Show, from the entries below, every line in which "environ" appears.
────────────────────────────────────────
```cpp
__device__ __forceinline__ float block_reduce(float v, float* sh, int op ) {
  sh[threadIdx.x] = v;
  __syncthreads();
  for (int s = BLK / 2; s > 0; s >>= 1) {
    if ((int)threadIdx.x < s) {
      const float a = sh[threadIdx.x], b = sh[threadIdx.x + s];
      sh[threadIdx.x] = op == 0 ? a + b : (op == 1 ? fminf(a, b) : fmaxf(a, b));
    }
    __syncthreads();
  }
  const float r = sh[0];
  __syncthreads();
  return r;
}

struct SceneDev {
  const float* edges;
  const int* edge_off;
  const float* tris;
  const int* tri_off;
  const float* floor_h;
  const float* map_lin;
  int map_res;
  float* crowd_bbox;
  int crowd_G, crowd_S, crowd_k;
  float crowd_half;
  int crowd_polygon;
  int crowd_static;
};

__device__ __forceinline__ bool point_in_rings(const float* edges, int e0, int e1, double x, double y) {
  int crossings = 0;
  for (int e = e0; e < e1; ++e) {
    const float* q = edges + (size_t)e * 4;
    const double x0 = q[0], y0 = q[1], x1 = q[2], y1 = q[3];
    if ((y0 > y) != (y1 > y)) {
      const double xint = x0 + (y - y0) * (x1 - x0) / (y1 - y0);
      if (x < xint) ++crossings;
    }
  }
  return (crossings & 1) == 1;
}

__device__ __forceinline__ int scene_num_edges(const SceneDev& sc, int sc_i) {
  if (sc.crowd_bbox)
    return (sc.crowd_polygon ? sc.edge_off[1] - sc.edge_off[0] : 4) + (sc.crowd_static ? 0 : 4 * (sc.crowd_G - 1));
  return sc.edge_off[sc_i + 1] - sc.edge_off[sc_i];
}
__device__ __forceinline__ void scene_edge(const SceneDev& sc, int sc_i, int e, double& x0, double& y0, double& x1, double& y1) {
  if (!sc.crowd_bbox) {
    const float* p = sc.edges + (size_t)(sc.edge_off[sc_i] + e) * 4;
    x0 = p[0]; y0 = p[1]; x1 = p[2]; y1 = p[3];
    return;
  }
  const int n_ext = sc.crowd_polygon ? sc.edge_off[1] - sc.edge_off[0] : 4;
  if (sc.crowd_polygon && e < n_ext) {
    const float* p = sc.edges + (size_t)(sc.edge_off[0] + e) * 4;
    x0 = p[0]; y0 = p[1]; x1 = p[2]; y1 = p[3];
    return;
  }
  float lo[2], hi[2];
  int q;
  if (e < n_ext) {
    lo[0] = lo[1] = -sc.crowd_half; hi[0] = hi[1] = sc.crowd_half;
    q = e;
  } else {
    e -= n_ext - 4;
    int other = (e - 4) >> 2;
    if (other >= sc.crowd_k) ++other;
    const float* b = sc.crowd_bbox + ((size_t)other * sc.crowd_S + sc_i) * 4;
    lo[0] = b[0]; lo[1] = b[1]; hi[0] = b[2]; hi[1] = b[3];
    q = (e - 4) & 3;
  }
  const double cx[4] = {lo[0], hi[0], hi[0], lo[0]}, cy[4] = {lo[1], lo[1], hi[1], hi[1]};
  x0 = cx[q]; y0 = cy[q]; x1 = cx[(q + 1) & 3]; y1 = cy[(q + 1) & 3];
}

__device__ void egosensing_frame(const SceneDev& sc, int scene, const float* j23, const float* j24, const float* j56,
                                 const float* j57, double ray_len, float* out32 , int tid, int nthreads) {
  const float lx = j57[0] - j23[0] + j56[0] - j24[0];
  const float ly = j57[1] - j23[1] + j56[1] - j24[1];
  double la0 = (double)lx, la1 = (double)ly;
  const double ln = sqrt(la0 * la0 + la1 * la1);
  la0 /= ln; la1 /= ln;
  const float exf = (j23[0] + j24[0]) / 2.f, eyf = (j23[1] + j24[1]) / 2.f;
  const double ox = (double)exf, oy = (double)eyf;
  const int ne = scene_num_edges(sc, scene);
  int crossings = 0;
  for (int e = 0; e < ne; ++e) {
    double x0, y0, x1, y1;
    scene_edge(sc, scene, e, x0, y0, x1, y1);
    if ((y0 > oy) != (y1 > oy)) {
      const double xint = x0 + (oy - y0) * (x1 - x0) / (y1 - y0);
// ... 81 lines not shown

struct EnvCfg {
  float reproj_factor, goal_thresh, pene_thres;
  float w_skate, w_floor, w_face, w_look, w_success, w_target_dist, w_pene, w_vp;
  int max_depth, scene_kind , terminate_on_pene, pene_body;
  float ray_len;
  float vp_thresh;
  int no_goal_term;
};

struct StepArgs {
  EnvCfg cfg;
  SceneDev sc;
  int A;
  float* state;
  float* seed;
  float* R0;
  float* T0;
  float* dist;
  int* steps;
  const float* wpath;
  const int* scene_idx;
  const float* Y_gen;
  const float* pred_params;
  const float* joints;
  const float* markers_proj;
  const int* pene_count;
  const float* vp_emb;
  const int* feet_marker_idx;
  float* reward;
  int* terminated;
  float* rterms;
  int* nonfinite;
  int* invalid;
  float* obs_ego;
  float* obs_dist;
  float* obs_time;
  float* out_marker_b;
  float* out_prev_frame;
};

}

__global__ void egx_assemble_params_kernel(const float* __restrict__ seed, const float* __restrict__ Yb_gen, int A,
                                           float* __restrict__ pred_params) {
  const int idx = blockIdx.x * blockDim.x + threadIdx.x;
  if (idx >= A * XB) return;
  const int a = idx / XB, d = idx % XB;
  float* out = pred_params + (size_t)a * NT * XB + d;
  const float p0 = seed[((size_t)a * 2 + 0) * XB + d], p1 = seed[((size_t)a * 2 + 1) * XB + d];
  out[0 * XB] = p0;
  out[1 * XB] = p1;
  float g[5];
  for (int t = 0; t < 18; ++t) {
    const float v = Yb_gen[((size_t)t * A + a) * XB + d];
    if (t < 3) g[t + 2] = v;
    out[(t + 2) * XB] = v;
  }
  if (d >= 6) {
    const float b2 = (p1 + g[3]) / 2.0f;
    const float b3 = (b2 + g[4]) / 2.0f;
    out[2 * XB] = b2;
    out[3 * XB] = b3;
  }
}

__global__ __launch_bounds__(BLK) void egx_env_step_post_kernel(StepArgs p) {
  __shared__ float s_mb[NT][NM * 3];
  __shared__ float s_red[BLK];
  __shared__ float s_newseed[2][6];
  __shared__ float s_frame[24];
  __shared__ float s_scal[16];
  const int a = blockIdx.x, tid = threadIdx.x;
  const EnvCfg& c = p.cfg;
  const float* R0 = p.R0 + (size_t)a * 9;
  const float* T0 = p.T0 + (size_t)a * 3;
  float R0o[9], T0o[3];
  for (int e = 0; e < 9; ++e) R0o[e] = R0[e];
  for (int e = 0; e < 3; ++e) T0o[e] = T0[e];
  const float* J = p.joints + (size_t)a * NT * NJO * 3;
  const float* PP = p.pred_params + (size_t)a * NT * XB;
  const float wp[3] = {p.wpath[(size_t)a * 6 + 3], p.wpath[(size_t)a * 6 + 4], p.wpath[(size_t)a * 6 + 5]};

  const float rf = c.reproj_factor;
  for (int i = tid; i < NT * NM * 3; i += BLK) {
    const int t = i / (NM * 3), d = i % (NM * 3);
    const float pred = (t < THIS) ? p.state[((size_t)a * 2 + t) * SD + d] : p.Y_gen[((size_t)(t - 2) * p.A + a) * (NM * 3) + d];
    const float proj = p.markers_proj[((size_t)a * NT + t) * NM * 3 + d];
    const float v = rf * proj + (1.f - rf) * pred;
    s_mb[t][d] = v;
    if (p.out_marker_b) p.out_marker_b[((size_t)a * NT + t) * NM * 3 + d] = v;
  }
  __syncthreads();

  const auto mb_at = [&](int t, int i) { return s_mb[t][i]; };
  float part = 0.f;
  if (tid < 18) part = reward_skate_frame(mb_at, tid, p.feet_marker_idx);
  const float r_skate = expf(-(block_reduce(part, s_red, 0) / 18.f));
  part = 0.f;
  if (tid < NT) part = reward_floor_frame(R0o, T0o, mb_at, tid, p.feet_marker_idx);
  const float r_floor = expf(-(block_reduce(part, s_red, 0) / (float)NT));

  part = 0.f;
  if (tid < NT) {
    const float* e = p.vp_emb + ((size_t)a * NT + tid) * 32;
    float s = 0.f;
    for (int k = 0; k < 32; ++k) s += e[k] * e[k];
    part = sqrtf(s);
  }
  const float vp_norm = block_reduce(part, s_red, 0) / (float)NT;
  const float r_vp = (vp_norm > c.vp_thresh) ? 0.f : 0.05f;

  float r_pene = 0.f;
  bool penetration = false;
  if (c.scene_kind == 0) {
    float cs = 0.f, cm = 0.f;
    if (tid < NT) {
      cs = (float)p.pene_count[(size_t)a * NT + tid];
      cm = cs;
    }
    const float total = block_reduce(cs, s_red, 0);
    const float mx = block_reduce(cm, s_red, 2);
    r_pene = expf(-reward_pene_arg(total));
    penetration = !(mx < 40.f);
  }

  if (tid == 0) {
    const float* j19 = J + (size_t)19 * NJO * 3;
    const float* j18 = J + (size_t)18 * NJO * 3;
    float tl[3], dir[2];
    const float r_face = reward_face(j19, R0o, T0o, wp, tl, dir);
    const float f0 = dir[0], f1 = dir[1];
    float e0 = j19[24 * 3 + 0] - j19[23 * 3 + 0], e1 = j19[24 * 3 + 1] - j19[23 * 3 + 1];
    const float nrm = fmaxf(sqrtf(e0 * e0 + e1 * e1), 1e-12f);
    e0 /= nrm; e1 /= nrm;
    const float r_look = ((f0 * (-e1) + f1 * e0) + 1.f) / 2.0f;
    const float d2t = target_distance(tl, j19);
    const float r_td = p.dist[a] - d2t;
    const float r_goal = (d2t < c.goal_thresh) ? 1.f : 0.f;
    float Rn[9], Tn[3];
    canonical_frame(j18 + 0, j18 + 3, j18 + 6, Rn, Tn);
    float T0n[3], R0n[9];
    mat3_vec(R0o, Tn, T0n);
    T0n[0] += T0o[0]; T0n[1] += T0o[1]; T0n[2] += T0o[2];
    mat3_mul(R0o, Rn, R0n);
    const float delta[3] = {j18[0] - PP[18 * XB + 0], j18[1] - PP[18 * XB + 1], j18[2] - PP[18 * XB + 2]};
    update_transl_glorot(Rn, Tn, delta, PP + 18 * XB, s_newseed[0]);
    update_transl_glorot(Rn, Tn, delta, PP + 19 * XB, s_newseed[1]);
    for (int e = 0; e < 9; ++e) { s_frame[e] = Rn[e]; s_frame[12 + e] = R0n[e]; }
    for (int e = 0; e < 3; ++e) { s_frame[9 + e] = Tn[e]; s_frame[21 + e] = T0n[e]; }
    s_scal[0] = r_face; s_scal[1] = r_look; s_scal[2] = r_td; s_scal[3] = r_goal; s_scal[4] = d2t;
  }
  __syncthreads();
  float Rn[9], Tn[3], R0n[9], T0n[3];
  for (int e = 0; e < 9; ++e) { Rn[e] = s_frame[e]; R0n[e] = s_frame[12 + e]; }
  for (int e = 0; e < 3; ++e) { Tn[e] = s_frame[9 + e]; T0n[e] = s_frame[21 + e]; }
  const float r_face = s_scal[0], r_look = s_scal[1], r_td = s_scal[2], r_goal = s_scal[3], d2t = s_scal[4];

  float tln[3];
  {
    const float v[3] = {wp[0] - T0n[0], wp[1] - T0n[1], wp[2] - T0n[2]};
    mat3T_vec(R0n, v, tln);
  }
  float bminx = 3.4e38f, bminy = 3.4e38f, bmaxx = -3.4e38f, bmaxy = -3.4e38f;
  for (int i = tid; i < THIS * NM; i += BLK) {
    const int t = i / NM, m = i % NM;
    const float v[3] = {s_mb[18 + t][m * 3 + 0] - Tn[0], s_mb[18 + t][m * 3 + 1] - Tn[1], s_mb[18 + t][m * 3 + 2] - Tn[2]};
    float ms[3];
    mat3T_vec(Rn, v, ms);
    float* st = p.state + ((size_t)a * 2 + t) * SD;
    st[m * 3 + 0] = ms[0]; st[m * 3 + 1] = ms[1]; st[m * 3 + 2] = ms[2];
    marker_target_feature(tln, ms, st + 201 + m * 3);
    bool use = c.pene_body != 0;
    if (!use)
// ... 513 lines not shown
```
────────────────────────────────────────
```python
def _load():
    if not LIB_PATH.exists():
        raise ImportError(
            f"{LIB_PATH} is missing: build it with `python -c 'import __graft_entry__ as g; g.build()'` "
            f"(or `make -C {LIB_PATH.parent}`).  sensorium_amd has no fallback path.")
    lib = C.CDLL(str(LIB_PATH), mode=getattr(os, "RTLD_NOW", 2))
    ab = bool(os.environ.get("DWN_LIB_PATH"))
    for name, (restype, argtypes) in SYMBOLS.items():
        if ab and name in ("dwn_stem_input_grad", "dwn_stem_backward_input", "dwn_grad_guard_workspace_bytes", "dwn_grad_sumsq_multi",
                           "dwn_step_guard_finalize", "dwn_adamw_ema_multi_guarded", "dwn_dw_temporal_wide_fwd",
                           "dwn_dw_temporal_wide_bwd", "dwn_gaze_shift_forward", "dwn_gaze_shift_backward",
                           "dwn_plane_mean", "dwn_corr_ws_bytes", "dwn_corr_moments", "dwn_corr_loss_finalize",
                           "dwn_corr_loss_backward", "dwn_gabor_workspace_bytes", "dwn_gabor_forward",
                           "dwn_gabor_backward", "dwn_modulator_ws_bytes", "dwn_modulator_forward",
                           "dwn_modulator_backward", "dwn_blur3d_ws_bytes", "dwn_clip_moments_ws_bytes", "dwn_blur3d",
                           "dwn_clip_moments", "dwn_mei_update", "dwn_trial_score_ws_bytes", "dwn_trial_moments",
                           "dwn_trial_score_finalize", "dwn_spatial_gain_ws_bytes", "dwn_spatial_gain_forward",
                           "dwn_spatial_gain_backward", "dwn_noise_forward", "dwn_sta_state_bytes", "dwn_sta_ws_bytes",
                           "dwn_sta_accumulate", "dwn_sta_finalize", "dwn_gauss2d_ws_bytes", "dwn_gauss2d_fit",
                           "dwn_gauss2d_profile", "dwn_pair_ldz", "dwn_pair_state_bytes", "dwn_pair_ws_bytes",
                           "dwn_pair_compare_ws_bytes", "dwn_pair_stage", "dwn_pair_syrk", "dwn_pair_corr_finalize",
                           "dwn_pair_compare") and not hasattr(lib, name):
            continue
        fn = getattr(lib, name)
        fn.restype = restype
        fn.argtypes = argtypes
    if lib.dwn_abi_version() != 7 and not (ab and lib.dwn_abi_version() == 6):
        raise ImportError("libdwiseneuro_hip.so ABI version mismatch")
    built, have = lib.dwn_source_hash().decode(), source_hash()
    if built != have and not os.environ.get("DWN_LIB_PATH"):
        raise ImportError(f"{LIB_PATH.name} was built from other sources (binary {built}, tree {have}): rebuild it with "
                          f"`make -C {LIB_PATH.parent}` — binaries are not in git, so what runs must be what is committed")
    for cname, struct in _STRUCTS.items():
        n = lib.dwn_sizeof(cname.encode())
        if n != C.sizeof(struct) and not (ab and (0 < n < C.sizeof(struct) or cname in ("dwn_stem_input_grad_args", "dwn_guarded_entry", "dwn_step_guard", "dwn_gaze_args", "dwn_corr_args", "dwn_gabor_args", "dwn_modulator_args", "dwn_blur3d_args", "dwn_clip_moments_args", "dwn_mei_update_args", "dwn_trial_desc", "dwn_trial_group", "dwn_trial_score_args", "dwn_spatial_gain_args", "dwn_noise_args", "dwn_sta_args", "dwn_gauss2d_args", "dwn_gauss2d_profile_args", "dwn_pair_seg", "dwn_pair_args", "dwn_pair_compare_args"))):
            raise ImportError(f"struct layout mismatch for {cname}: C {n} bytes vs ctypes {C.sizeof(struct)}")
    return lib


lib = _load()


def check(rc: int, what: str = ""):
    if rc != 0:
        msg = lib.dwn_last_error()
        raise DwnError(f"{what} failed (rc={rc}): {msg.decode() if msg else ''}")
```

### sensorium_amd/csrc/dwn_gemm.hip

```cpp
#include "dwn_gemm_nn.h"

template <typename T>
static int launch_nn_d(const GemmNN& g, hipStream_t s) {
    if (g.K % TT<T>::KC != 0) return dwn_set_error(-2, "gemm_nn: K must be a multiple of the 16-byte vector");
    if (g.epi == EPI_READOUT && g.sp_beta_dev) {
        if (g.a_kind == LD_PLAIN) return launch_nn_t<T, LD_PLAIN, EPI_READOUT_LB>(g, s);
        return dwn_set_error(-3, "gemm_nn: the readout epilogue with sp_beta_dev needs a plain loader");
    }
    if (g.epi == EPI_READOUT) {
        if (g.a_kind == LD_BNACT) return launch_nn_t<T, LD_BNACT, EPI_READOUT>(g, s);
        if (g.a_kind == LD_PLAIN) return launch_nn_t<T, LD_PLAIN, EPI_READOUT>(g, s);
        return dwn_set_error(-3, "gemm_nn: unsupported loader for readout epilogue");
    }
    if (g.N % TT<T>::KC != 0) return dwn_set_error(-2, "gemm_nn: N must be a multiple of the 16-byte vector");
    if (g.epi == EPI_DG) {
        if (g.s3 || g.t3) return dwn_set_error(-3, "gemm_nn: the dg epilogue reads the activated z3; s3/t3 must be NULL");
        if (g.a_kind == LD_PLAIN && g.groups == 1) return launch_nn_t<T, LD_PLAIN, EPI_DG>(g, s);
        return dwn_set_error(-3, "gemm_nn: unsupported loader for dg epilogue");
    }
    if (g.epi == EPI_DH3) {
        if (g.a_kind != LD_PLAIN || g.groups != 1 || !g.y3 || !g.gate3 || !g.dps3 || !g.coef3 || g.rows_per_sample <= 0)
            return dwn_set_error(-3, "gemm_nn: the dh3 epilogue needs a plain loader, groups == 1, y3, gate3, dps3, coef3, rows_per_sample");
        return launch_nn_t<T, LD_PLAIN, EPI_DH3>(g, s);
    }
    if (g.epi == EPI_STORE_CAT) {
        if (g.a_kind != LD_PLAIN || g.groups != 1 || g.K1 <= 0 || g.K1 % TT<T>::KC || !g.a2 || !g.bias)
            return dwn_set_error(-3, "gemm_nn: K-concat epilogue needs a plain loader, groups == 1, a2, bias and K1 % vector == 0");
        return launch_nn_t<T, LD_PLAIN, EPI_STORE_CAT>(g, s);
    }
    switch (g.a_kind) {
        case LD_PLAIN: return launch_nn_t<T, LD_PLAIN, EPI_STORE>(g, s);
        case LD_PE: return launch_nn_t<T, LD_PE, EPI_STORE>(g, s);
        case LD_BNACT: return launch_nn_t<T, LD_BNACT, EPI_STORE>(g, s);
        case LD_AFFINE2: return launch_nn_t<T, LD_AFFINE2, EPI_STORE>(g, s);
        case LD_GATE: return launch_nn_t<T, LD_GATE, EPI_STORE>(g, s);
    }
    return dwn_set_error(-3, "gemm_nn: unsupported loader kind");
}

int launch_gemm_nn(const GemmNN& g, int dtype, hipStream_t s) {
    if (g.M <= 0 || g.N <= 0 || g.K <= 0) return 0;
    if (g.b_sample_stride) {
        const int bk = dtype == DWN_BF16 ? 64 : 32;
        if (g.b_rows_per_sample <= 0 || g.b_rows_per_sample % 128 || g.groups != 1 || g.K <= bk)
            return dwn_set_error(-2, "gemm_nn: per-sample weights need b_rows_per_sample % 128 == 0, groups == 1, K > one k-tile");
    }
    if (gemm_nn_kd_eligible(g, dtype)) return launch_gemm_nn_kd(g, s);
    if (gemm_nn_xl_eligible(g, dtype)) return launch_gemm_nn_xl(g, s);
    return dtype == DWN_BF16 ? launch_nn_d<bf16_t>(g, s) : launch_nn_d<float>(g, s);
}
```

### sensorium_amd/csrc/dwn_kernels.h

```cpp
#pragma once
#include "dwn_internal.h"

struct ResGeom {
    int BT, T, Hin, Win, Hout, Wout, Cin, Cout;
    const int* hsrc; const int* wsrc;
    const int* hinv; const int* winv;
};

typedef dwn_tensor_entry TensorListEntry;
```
────────────────────────────────────────
FINISHED TASK
    ab = bool(os.environ.get("DWN_LIB_PATH"))
    if built != have and not os.environ.get("DWN_LIB_PATH"):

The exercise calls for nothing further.